Stored data
━━━━━━━━━━━━━━━━━━━━
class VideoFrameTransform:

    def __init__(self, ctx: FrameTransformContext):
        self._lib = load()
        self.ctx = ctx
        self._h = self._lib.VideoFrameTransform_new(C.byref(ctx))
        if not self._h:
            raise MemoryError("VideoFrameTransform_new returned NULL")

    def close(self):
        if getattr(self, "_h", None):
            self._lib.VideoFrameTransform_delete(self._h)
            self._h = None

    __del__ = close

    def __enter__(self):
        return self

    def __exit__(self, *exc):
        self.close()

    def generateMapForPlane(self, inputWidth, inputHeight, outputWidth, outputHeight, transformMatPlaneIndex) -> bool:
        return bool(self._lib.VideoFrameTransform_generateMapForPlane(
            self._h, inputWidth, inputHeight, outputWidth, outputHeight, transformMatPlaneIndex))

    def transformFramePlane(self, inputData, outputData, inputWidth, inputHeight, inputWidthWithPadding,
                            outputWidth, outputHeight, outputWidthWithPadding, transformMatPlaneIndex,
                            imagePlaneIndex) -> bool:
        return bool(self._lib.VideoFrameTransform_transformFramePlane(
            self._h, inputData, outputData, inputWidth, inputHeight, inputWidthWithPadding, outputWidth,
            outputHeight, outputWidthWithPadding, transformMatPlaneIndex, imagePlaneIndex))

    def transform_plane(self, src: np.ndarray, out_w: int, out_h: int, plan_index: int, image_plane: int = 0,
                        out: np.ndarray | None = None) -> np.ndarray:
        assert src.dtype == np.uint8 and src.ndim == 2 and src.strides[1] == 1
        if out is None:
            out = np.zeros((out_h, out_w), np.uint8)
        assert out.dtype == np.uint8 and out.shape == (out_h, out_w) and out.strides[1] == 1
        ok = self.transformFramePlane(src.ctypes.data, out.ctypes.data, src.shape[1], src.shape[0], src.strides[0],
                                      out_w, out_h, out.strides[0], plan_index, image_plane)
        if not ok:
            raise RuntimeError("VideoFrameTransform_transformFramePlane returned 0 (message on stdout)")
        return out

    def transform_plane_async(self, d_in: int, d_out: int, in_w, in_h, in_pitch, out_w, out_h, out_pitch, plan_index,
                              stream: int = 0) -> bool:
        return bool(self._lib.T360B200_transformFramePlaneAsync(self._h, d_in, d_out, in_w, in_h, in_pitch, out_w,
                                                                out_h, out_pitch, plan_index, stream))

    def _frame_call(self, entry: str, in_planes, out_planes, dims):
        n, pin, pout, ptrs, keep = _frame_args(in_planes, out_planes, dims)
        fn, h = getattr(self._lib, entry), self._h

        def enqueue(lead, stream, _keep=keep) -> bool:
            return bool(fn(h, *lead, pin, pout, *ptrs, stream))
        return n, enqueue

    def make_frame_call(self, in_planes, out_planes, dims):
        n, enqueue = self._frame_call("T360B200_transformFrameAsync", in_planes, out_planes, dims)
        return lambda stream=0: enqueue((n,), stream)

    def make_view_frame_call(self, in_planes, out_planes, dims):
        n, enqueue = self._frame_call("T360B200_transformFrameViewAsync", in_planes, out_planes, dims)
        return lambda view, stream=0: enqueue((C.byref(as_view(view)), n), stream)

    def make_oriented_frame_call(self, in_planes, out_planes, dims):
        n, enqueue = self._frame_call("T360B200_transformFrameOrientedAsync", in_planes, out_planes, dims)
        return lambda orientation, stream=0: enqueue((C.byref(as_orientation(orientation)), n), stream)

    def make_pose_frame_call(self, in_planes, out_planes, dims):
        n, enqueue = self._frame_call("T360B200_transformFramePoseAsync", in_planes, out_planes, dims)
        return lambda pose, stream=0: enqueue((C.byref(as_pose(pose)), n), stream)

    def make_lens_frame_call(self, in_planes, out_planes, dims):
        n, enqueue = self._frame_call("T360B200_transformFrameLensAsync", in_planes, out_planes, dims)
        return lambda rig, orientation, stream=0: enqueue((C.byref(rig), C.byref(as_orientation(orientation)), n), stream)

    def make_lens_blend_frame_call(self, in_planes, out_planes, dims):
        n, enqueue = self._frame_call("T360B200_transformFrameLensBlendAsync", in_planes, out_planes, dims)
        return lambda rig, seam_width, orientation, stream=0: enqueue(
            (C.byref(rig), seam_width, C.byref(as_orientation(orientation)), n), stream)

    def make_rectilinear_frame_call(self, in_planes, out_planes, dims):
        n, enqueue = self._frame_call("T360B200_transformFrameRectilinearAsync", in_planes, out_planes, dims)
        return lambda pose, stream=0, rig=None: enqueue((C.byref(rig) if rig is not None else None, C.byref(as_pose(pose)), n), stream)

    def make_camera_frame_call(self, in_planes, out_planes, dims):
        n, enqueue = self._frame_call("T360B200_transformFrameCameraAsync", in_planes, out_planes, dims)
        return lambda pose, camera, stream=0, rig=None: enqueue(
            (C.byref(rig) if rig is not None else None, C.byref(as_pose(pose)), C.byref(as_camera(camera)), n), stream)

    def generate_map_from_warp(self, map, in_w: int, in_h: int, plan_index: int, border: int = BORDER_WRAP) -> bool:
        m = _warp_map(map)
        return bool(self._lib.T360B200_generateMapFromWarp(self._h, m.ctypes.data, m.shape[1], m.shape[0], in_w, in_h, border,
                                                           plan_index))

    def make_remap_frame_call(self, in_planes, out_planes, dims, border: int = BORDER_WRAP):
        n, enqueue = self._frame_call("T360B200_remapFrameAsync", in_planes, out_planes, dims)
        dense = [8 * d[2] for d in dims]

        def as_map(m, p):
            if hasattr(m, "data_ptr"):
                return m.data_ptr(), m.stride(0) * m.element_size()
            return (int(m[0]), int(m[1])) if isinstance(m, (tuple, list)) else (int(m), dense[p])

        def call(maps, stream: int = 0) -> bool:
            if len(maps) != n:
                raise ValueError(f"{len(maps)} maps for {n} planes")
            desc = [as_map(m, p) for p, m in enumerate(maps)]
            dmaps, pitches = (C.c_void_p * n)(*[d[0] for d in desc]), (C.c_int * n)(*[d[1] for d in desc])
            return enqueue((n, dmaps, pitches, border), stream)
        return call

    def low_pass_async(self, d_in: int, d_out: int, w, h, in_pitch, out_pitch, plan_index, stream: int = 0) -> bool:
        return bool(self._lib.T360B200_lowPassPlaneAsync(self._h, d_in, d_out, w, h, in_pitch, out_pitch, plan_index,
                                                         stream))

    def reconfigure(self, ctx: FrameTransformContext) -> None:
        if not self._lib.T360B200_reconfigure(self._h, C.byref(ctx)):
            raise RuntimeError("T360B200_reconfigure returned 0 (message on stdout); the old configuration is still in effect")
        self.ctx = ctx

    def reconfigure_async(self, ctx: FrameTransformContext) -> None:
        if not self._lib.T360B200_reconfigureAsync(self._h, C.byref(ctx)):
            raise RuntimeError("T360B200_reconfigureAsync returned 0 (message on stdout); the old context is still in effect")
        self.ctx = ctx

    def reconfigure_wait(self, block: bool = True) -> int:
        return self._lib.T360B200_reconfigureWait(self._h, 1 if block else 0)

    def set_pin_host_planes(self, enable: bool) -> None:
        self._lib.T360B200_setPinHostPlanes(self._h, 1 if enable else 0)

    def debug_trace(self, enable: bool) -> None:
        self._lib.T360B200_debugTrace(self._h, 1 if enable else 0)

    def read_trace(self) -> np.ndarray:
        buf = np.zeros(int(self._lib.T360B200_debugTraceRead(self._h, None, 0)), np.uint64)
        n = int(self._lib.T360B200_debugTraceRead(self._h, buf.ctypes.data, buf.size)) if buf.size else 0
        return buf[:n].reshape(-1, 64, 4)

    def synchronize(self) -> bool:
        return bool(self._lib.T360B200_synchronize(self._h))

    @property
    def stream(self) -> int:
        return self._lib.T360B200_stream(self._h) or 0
━━━━━━━━━━━━━━━━━━━━
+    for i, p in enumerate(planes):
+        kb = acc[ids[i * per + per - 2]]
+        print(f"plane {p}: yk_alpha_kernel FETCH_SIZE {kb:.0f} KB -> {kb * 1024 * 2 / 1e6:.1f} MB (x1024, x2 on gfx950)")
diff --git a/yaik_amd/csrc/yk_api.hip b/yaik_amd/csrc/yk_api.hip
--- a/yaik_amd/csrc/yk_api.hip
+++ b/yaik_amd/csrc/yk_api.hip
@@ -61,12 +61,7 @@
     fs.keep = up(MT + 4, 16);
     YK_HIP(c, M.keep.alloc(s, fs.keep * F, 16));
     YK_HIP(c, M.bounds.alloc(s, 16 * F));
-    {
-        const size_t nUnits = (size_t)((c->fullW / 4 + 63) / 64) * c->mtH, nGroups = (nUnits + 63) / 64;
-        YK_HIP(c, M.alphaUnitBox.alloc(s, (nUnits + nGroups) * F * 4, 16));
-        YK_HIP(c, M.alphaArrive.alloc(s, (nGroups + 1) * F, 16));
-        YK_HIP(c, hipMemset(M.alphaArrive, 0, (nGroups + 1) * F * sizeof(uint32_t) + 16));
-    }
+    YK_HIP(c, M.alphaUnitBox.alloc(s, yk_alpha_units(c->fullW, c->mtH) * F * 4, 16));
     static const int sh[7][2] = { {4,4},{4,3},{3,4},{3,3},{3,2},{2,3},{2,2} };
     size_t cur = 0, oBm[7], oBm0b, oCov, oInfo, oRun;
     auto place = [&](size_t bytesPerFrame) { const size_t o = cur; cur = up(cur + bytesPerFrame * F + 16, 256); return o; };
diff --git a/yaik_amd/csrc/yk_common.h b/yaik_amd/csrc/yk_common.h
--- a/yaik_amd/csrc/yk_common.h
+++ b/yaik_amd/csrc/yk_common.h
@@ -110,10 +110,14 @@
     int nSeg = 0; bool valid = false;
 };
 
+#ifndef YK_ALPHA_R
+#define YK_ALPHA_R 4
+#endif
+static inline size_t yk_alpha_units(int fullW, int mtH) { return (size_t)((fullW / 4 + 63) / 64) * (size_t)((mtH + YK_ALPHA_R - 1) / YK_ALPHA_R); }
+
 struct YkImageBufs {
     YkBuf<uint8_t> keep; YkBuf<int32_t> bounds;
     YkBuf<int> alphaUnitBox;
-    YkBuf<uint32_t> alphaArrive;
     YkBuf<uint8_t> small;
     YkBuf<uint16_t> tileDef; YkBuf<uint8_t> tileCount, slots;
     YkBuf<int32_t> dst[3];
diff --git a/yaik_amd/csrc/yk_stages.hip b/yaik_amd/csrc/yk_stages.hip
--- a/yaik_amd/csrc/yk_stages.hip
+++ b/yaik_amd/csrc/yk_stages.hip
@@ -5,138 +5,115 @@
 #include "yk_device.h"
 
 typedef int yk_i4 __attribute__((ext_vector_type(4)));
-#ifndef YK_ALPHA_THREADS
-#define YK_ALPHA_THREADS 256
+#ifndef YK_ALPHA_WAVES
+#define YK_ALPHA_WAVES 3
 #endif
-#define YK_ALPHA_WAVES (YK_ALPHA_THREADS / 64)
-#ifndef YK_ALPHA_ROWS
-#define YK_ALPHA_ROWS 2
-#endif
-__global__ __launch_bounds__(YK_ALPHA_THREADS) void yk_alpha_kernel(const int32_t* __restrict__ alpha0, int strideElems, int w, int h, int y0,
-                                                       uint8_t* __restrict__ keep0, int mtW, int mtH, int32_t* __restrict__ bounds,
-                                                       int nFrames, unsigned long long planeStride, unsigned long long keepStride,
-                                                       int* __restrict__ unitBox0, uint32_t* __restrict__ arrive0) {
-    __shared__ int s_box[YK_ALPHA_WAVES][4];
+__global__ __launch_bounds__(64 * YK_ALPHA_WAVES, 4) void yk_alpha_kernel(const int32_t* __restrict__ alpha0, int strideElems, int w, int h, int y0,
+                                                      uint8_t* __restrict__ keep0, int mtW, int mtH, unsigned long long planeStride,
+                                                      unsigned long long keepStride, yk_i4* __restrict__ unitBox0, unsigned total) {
━━━━━━━━━━━━━━━━━━━━
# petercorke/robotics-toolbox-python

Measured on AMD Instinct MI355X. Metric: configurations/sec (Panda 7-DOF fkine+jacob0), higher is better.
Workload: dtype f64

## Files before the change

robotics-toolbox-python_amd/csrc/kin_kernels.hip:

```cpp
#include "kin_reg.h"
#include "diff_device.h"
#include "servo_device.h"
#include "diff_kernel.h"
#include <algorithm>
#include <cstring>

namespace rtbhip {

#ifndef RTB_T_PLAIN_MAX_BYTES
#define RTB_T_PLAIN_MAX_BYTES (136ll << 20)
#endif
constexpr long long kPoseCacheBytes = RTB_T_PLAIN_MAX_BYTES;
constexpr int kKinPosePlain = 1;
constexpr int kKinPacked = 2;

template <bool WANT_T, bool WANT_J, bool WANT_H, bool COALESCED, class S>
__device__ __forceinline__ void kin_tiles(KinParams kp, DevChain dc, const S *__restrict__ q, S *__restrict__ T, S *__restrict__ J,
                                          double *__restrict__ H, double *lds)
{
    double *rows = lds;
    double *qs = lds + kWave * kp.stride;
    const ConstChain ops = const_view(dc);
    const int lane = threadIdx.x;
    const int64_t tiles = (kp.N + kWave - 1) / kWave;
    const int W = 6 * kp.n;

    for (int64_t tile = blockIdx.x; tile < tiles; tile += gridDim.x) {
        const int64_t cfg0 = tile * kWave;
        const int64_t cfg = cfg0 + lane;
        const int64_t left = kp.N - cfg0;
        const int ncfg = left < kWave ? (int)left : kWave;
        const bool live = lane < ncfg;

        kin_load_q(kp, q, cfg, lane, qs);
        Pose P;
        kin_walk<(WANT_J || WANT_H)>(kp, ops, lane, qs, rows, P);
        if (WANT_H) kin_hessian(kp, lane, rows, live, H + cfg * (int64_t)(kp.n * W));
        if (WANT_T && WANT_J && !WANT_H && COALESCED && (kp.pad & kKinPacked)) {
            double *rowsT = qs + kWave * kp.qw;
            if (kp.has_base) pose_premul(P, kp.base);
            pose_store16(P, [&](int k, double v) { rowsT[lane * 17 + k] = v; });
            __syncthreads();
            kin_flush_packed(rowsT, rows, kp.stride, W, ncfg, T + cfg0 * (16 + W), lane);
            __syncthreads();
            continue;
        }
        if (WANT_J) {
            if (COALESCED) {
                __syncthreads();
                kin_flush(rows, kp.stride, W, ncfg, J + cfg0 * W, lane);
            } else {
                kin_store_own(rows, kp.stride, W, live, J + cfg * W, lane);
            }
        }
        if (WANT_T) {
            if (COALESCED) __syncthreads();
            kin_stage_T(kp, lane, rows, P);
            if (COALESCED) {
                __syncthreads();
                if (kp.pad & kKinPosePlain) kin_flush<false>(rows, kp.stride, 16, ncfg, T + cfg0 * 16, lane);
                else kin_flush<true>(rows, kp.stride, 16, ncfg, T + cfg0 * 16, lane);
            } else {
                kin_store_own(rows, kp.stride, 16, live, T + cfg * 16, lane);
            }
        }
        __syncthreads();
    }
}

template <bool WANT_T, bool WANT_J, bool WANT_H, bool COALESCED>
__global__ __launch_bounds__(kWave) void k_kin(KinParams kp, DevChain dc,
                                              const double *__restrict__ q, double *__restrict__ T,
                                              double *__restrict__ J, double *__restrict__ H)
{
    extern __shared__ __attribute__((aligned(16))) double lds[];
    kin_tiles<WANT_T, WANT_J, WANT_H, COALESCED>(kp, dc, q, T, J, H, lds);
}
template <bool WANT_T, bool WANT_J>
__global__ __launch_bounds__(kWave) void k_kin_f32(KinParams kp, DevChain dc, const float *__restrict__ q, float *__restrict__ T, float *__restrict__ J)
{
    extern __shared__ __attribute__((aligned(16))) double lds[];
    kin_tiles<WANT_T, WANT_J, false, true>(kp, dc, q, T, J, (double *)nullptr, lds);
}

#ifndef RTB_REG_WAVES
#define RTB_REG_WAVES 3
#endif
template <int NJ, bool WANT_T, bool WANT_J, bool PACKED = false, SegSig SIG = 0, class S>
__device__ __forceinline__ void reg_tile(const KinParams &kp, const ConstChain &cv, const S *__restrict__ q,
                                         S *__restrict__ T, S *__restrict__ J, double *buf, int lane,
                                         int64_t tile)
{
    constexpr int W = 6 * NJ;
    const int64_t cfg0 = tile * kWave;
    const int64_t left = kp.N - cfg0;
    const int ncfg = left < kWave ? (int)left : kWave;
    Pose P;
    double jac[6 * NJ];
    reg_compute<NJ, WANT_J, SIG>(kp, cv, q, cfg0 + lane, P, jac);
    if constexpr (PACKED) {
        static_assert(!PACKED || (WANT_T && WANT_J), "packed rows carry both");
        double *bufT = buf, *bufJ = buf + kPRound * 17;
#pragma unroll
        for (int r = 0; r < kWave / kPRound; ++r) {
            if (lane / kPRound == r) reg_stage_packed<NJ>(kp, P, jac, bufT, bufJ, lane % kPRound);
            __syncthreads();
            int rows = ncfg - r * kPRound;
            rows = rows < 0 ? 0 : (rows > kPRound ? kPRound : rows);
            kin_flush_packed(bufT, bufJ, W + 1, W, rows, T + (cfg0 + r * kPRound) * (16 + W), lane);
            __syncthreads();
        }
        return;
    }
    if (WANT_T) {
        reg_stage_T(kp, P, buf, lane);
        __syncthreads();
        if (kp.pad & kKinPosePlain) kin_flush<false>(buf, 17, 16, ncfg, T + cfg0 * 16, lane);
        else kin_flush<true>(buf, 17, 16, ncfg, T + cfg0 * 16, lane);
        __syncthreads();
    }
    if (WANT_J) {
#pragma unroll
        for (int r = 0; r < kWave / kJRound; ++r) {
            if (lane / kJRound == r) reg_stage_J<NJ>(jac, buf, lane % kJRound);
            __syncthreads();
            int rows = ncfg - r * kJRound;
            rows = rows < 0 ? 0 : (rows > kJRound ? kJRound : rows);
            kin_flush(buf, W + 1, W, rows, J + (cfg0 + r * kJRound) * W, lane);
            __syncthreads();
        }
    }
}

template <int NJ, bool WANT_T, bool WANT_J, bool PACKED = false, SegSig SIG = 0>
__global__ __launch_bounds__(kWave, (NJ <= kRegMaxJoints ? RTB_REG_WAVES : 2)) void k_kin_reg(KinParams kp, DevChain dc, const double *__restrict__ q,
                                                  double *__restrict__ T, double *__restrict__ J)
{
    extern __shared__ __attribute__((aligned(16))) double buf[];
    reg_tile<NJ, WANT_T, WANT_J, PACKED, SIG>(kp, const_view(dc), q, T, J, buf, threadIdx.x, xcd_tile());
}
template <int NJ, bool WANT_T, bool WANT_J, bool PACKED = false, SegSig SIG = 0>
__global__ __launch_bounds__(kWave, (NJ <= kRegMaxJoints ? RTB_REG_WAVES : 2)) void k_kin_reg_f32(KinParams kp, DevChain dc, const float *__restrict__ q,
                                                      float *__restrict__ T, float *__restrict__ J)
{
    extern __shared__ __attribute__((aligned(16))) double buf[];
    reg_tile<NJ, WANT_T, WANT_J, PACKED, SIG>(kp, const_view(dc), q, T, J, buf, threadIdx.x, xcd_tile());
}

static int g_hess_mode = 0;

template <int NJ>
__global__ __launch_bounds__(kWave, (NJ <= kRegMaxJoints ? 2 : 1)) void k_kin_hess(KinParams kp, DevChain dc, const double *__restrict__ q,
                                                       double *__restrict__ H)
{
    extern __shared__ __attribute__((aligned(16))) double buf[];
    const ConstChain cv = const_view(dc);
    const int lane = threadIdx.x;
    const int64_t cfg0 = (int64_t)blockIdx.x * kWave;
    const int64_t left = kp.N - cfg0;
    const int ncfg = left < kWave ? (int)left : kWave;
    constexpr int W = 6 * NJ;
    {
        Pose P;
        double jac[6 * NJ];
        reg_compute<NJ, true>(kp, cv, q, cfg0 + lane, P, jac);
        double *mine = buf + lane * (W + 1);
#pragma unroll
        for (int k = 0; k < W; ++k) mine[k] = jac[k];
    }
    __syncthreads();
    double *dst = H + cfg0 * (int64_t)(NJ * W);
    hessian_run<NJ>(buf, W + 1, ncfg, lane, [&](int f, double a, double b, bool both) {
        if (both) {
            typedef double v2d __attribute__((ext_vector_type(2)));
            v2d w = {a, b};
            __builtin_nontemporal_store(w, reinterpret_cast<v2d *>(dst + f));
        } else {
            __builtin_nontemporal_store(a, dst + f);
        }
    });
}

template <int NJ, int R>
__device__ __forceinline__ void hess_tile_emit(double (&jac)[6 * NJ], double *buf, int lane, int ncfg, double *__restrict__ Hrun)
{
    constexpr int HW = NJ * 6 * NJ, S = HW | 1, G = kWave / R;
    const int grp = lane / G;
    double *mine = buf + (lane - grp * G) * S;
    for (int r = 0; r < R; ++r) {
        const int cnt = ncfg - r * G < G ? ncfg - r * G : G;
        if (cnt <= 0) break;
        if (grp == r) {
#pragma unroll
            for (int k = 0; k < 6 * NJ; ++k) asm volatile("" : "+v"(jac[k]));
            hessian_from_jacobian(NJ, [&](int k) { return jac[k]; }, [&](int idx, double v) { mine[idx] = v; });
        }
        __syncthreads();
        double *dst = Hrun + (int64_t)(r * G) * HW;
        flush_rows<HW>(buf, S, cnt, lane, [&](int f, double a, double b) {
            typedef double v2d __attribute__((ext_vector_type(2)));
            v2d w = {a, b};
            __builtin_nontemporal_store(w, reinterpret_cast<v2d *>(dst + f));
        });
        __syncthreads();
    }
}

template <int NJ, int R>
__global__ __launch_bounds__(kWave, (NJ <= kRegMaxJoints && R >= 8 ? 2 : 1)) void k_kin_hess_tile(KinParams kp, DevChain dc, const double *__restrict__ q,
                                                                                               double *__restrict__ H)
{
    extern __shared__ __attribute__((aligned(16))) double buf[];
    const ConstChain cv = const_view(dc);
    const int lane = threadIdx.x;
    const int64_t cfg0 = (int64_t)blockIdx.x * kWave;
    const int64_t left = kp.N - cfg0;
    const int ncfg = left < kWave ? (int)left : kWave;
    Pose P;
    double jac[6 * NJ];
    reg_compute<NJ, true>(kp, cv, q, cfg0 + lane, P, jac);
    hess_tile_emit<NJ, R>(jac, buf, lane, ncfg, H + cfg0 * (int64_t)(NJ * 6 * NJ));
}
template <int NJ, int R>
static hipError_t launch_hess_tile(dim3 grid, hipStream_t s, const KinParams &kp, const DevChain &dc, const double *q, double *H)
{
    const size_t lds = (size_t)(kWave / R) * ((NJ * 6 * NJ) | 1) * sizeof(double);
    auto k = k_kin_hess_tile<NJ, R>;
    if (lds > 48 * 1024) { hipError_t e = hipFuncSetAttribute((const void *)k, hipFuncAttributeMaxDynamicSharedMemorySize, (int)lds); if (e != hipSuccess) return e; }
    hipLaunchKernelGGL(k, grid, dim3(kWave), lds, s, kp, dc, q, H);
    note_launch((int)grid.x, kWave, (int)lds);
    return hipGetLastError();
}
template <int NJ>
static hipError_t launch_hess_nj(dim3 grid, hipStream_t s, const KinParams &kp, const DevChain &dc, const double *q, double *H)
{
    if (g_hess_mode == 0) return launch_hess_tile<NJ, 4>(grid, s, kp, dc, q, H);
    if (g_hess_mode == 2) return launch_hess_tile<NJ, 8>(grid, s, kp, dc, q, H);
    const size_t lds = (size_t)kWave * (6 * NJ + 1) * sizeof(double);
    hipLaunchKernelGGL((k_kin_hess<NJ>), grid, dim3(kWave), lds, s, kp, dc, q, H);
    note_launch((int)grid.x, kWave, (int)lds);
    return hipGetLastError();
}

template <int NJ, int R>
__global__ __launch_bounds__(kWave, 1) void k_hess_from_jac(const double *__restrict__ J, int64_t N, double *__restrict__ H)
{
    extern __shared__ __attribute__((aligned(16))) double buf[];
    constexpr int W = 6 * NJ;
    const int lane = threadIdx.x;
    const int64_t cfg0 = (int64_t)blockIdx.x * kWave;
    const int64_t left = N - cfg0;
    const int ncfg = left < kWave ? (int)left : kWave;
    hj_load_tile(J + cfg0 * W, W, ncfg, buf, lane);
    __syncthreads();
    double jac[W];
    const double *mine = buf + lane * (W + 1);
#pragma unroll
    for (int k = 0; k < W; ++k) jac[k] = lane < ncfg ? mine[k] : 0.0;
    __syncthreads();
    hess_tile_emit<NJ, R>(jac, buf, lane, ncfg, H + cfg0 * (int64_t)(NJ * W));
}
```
━━━━━━━━━━━━━━━━━━━━
*TASK TO CARRY OUT*. What number of lines in the records hold the word "COALESCED"? Reply with that number alone.

*FINISHED EXERCISE*. 7